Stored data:
>>>

template <int TW>
__global__ void __launch_bounds__(256) conv3_wgradx_b16_kernel(WgxArgs a) {
  constexpr int TH = 64 / TW;
  constexpr int HH = TH + 2, HW = TW + 2, HALO = 3 * HH * HW;
  extern __shared__ __attribute__((aligned(16))) char smem[];
  const int tid = threadIdx.x, lane = tid & 63, wave = __builtin_amdgcn_readfirstlane(tid >> 6), li = lane & 15, lr = lane >> 4;
  int slab = blockIdx.x, group = blockIdx.y;
  const int item = blockIdx.z;
  if (a.xcd_order) {
    const int L = gridDim.x * gridDim.y;
    const int lin = slab + gridDim.x * group;
    const int logical = (lin % 8) * (L / 8) + lin / 8;
    slab = logical % gridDim.x;
    group = logical / gridDim.x;
  }
  const float* __restrict__ a_dy = a.dy[item];
  const float* __restrict__ a_x1 = a.x1[item];
  const float* __restrict__ a_x2 = a.x2[item];
  const int Cin = a.c1 + a.c2;
  const int cbase = slab * wCS;
  const int64_t DHW = (int64_t)a.D * a.H * a.W;
  const unsigned xh = (unsigned)(uintptr_t)smem, dyl = xh + HALO * wRSB;

  f32x4 acc[wTPW];
#pragma unroll
  for (int p = 0; p < wTPW; ++p) acc[p] = f32x4{0.f, 0.f, 0.f, 0.f};
  int offs[wTPW];
#pragma unroll
  for (int p = 0; p < wTPW; ++p) {
    const int pair = min(wave * wTPW + p, wPairs - 1);
    const int tap = pair / (wCS / 16), ct = pair % (wCS / 16);
    const int kd = tap / 9, kh = (tap / 3) % 3, kw = tap % 3;
    offs[p] = (((kd - 1) * HH + (kh - 1)) * HW + (kw - 1)) * wRSB + ct * 32;
  }
  unsigned abase[2][2], bbase[2][2];
#pragma unroll
  for (int ks = 0; ks < 2; ++ks)
#pragma unroll
    for (int r = 0; r < 2; ++r) {
      const int t = 8 * lr + 4 * r + (li >> 2);
      const int lh = ks * (32 / TW) + t / TW, lw = t % TW;
      abase[ks][r] = xh + (unsigned)(((1 * HH + lh + 1) * HW + lw + 1) * wRSB + 8 * (li & 3));
      bbase[ks][r] = dyl + (unsigned)((32 * ks + t) * wDYB + 8 * (li & 3));
    }
  float4 bs = make_float4(0.f, 0.f, 0.f, 0.f);

  const int ntiles = a.B * a.tiles_d * a.tiles_h * a.tiles_w;
  const int t_begin = group * a.tiles_per_group;
  const int t_end = min(ntiles, t_begin + a.tiles_per_group);
  constexpr int NQ = HALO * (wCS / 4);
  constexpr int NB = 16;
  static_assert(NQ <= 256 * NB, "one batch per tile");
  float4 v[NB], vdy;
  auto fetch = [&](int tile) {
    int q = tile;
    const int tw = q % a.tiles_w; q /= a.tiles_w;
    const int th = q % a.tiles_h; q /= a.tiles_h;
    const int d0 = q % a.tiles_d; const int b = q / a.tiles_d;
    const int h0 = th * TH, w0 = tw * TW;
#pragma unroll
    for (int u = 0; u < NB; ++u) {
      const int idx = u * 256 + tid;
      v[u] = make_float4(0.f, 0.f, 0.f, 0.f);
      if (idx < NQ) {
        const int hv = idx / (wCS / 4), g = idx % (wCS / 4);
        const int hw = hv % HW, hh = (hv / HW) % HH, hd = hv / (HW * HH);
        const int dd = d0 + hd - 1, yy = h0 + hh - 1, ww = w0 + hw - 1;
        const int c = cbase + 4 * g;
        if ((unsigned)dd < (unsigned)a.D && (unsigned)yy < (unsigned)a.H && (unsigned)ww < (unsigned)a.W && c < Cin) {
          const int64_t tok = (int64_t)b * DHW + ((int64_t)dd * a.H + yy) * a.W + ww;
          v[u] = c < a.c1 ? *reinterpret_cast<const float4*>(a_x1 + tok * a.c1 + c)
                          : *reinterpret_cast<const float4*>(a_x2 + tok * a.c2 + (c - a.c1));
        }
      }
    }
    const int tk = tid >> 2, yy = h0 + tk / TW, ww = w0 + tk % TW;
    vdy = make_float4(0.f, 0.f, 0.f, 0.f);
    if (yy < a.H && ww < a.W)
      vdy = *reinterpret_cast<const float4*>(a_dy + ((int64_t)b * DHW + ((int64_t)d0 * a.H + yy) * a.W + ww) * 16 + 4 * (tid & 3));
  };
  typedef unsigned u32x2w __attribute__((ext_vector_type(2)));
  if (t_begin < t_end) fetch(t_begin);
  for (int tile = t_begin; tile < t_end; ++tile) {
    __syncthreads();
#pragma unroll
    for (int u = 0; u < NB; ++u) {
      const int idx = u * 256 + tid;
      if (idx < NQ)
        *reinterpret_cast<u32x2w*>(smem + (idx / (wCS / 4)) * wRSB + 8 * (idx % (wCS / 4))) = u32x2w{pack_bf16(v[u].x, v[u].y), pack_bf16(v[u].z, v[u].w)};
    }
    *reinterpret_cast<u32x2w*>(smem + HALO * wRSB + (tid >> 2) * wDYB + 8 * (tid & 3)) = u32x2w{pack_bf16(vdy.x, vdy.y), pack_bf16(vdy.z, vdy.w)};
    bs.x += vdy.x; bs.y += vdy.y; bs.z += vdy.z; bs.w += vdy.w;
    __syncthreads();
    if (tile + 1 < t_end) fetch(tile + 1);
#pragma unroll
    for (int ks = 0; ks < 2; ++ks) {
      const bf16x8 bb = tr_pair(bbase[ks][0], bbase[ks][1]);
#pragma unroll
      for (int p = 0; p < wTPW; ++p) {
        const bf16x8 ba = tr_pair(abase[ks][0] + offs[p], abase[ks][1] + offs[p]);
        acc[p] = __builtin_amdgcn_mfma_f32_16x16x32_bf16(ba, bb, acc[p], 0, 0, 0);
      }
    }
  }
  float* out = a.ws + (((int64_t)item * a.slabs + slab) * a.groups + group) * wSlabFloats;
#pragma unroll
  for (int p = 0; p < wTPW; ++p)
    *reinterpret_cast<float4*>(out + ((wave * wTPW + p) * 64 + lane) * 4) = make_float4(acc[p][0], acc[p][1], acc[p][2], acc[p][3]);
  if (a.bias_ws && slab == 0) {
#pragma unroll
    for (int d = 4; d < 64; d <<= 1) {
      bs.x += __shfl_xor(bs.x, d, 64); bs.y += __shfl_xor(bs.y, d, 64); bs.z += __shfl_xor(bs.z, d, 64); bs.w += __shfl_xor(bs.w, d, 64);
    }
    __syncthreads();
    float* red = reinterpret_cast<float*>(smem);
    if (lane < 4) *reinterpret_cast<float4*>(red + (wave * 4 + lane) * 4) = bs;
    __syncthreads();
    if (tid < 16) a.bias_ws[((int64_t)item * a.groups + group) * 16 + tid] = red[tid] + red[16 + tid] + red[32 + tid] + red[48 + tid];
  }
}

struct WgxOut { float* dw[kWgxItems]; float* dbias[kWgxItems]; };
__global__ void __launch_bounds__(256) conv3_wgradx_reduce_kernel(const float* __restrict__ ws_all, const float* __restrict__ bias_all,
                                                                  WgxOut o, int Cin, int slabs, int groups) {
  __shared__ float red[256];
  const int item = blockIdx.y;
  const float* __restrict__ ws = ws_all + (int64_t)item * slabs * groups * wSlabFloats;
  const float* __restrict__ bias_ws = bias_all ? bias_all + (int64_t)item * groups * 16 : nullptr;
  float* __restrict__ dw = o.dw[item];
  float* __restrict__ dbias = o.dbias[item];
  const int el = threadIdx.x & 63, slice = threadIdx.x >> 6;
  const int64_t id = (int64_t)blockIdx.x * 64 + el;
  const int64_t per_slab = (int64_t)wPairs * 256;
  const bool main = id < per_slab * slabs;
  const bool bias = !main && bias_ws && dbias && id < per_slab * slabs + 16;
  float acc = 0.f;
  int slab = 0, e = 0;
  if (main) {
    slab = (int)(id / per_slab);
    e = (int)(id % per_slab);
    const float* p = ws + (int64_t)slab * groups * wSlabFloats + e;
    int g = slice;
    for (; g + 28 < groups; g += 32) {
      float v[8];
#pragma unroll
      for (int u = 0; u < 8; ++u) v[u] = p[(int64_t)(g + 4 * u) * wSlabFloats];
#pragma unroll
      for (int u = 0; u < 8; ++u) acc += v[u];
    }
    for (; g < groups; g += 4) acc += p[(int64_t)g * wSlabFloats];
  } else if (bias) {
    const int n = (int)(id - per_slab * slabs);
    for (int g = slice; g < groups; g += 4) acc += bias_ws[g * 16 + n];
  }
  red[threadIdx.x] = acc;
  __syncthreads();
  if (slice != 0) return;
  acc = red[el] + red[64 + el] + red[128 + el] + red[192 + el];
  if (main) {
    const int pair = e >> 8, lane = (e >> 2) & 63, v = e & 3;
    const int tap = pair / (wCS / 16), ct = pair % (wCS / 16);
    const int n = lane & 15, c = slab * wCS + ct * 16 + 4 * (lane >> 4) + v;
    if (c < Cin) dw[((int64_t)n * Cin + c) * 27 + tap] += acc;
  } else if (bias) {
    dbias[(int)(id - per_slab * slabs)] += acc;
  }
}

struct WgxPlan { int slabs, groups, tiles_per_group, tw; int64_t floats; };

static WgxPlan wgx_plan(int B, int D, int H, int W, int Cin, int items = 1) {
  WgxPlan p;
  p.tw = W >= 12 ? 16 : 8;
  const int th = 64 / p.tw;
  const int ntiles = B * D * ((H + th - 1) / th) * ((W + p.tw - 1) / p.tw);
  p.slabs = (Cin + wCS - 1) / wCS;
  constexpr int wg_target = 256;
  int groups = (wg_target + p.slabs * items - 1) / (p.slabs * items);
  if (groups < 4) groups = 4 < ntiles ? 4 : ntiles;
  if (groups > ntiles) groups = ntiles;
  p.tiles_per_group = (ntiles + groups - 1) / groups;
  p.groups = (ntiles + p.tiles_per_group - 1) / p.tiles_per_group;
  p.floats = (int64_t)p.slabs * p.groups * wSlabFloats + (int64_t)p.groups * 16;
  return p;
}

int64_t conv3_wgradx_workspace(int B, int D, int H, int W, int N, int c1, int c2, int items) {
  if (N != 16 || W < 4 || (c1 & 3) || (c2 & 3) || items < 1 || items > kWgxItems) return 0;
  return wgx_plan(B, D, H, W, c1 + c2, items).floats * items;
}

int conv3_wgradx_items(const float* const* dy, const float* const* x1, const float* const* x2, float* const* dw, float* const* dbias,
                       int n, int c1, int c2, int B, int D, int H, int W, int N, float* ws, int64_t ws_floats, hipStream_t stream,
                       int dtype) {
  const int64_t need = conv3_wgradx_workspace(B, D, H, W, N, c1, c2, n);
  if (need == 0 || !ws || ws_floats < need || !aligned16(ws)) return MICF_EUNSUPPORTED;
  const WgxPlan p = wgx_plan(B, D, H, W, c1 + c2, n);
  WgxArgs a{};
  WgxOut o{};
  bool any_bias = false;
  for (int i = 0; i < n; ++i) {
    if (!dy[i] || !x1[i] || !dw[i] || !aligned16(dy[i]) || !aligned16(x1[i]) || (x2 && x2[i] && !aligned16(x2[i]))) return MICF_EUNSUPPORTED;
    a.dy[i] = dy[i]; a.x1[i] = x1[i]; a.x2[i] = (x2 && x2[i]) ? x2[i] : x1[i];
    o.dw[i] = dw[i]; o.dbias[i] = dbias ? dbias[i] : nullptr;
    any_bias = any_bias || o.dbias[i];
  }
  a.c1 = c1; a.c2 = c2;
  a.ws = ws; a.bias_ws = any_bias ? ws + (int64_t)n * p.slabs * p.groups * wSlabFloats : nullptr;
  a.B = B; a.D = D; a.H = H; a.W = W;
  const int th = 64 / p.tw;
  a.tiles_d = D; a.tiles_h = (H + th - 1) / th; a.tiles_w = (W + p.tw - 1) / p.tw;
  a.tiles_per_group = p.tiles_per_group; a.groups = p.groups; a.slabs = p.slabs;
  a.xcd_order = ((p.slabs * p.groups) % 8 == 0) ? 1 : 0;
  static std::once_flag attr_once;
  std::call_once(attr_once, [] {
    (void)hipFuncSetAttribute(reinterpret_cast<const void*>(&conv3_wgradx_kernel<16, false>), hipFuncAttributeMaxDynamicSharedMemorySize, 80 * 1024);
    (void)hipFuncSetAttribute(reinterpret_cast<const void*>(&conv3_wgradx_kernel<8, false>), hipFuncAttributeMaxDynamicSharedMemorySize, 80 * 1024);
    (void)hipFuncSetAttribute(reinterpret_cast<const void*>(&conv3_wgradx_b16_kernel<16>), hipFuncAttributeMaxDynamicSharedMemorySize, 64 * 1024);
    (void)hipFuncSetAttribute(reinterpret_cast<const void*>(&conv3_wgradx_b16_kernel<8>), hipFuncAttributeMaxDynamicSharedMemorySize, 64 * 1024);
  });
  const dim3 grid(p.slabs, p.groups, n);
  if (p.tw == 16) {
    constexpr int HALO = 3 * (4 + 2) * (16 + 2);
    if (dtype == MICF_DTYPE_BF16) hipLaunchKernelGGL((conv3_wgradx_b16_kernel<16>), grid, dim3(256), HALO * wRSB + 64 * wDYB, stream, a);
    else hipLaunchKernelGGL((conv3_wgradx_kernel<16, false>), grid, dim3(256), sizeof(float) * (HALO * wXS + 64 * wDS), stream, a);
  } else {
    constexpr int HALO = 3 * (8 + 2) * (8 + 2);
    if (dtype == MICF_DTYPE_BF16) hipLaunchKernelGGL((conv3_wgradx_b16_kernel<8>), grid, dim3(256), HALO * wRSB + 64 * wDYB, stream, a);
    else hipLaunchKernelGGL((conv3_wgradx_kernel<8, false>), grid, dim3(256), sizeof(float) * (HALO * wXS + 64 * wDS), stream, a);
  }
  if (hipGetLastError() != hipSuccess) return MICF_ELAUNCH;
  const int64_t ne = (int64_t)wPairs * 256 * p.slabs + 16;
  hipLaunchKernelGGL(conv3_wgradx_reduce_kernel, dim3((unsigned)((ne + 63) / 64), n), dim3(256), 0, stream, ws, a.bias_ws, o,
                     c1 + c2, p.slabs, p.groups);
  return hipGetLastError() == hipSuccess ? MICF_OK : MICF_ELAUNCH;
}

<<<

What is required: Please output exactly the lines between the one holding "int n, int c1, int c2, int B, int" and the one holding "const int64_t need" in the records above, inclusive, and nothing more.

Exercise answer:
                       int n, int c1, int c2, int B, int D, int H, int W, int N, float* ws, int64_t ws_floats, hipStream_t stream,
                       int dtype) {
  const int64_t need = conv3_wgradx_workspace(B, D, H, W, N, c1, c2, n);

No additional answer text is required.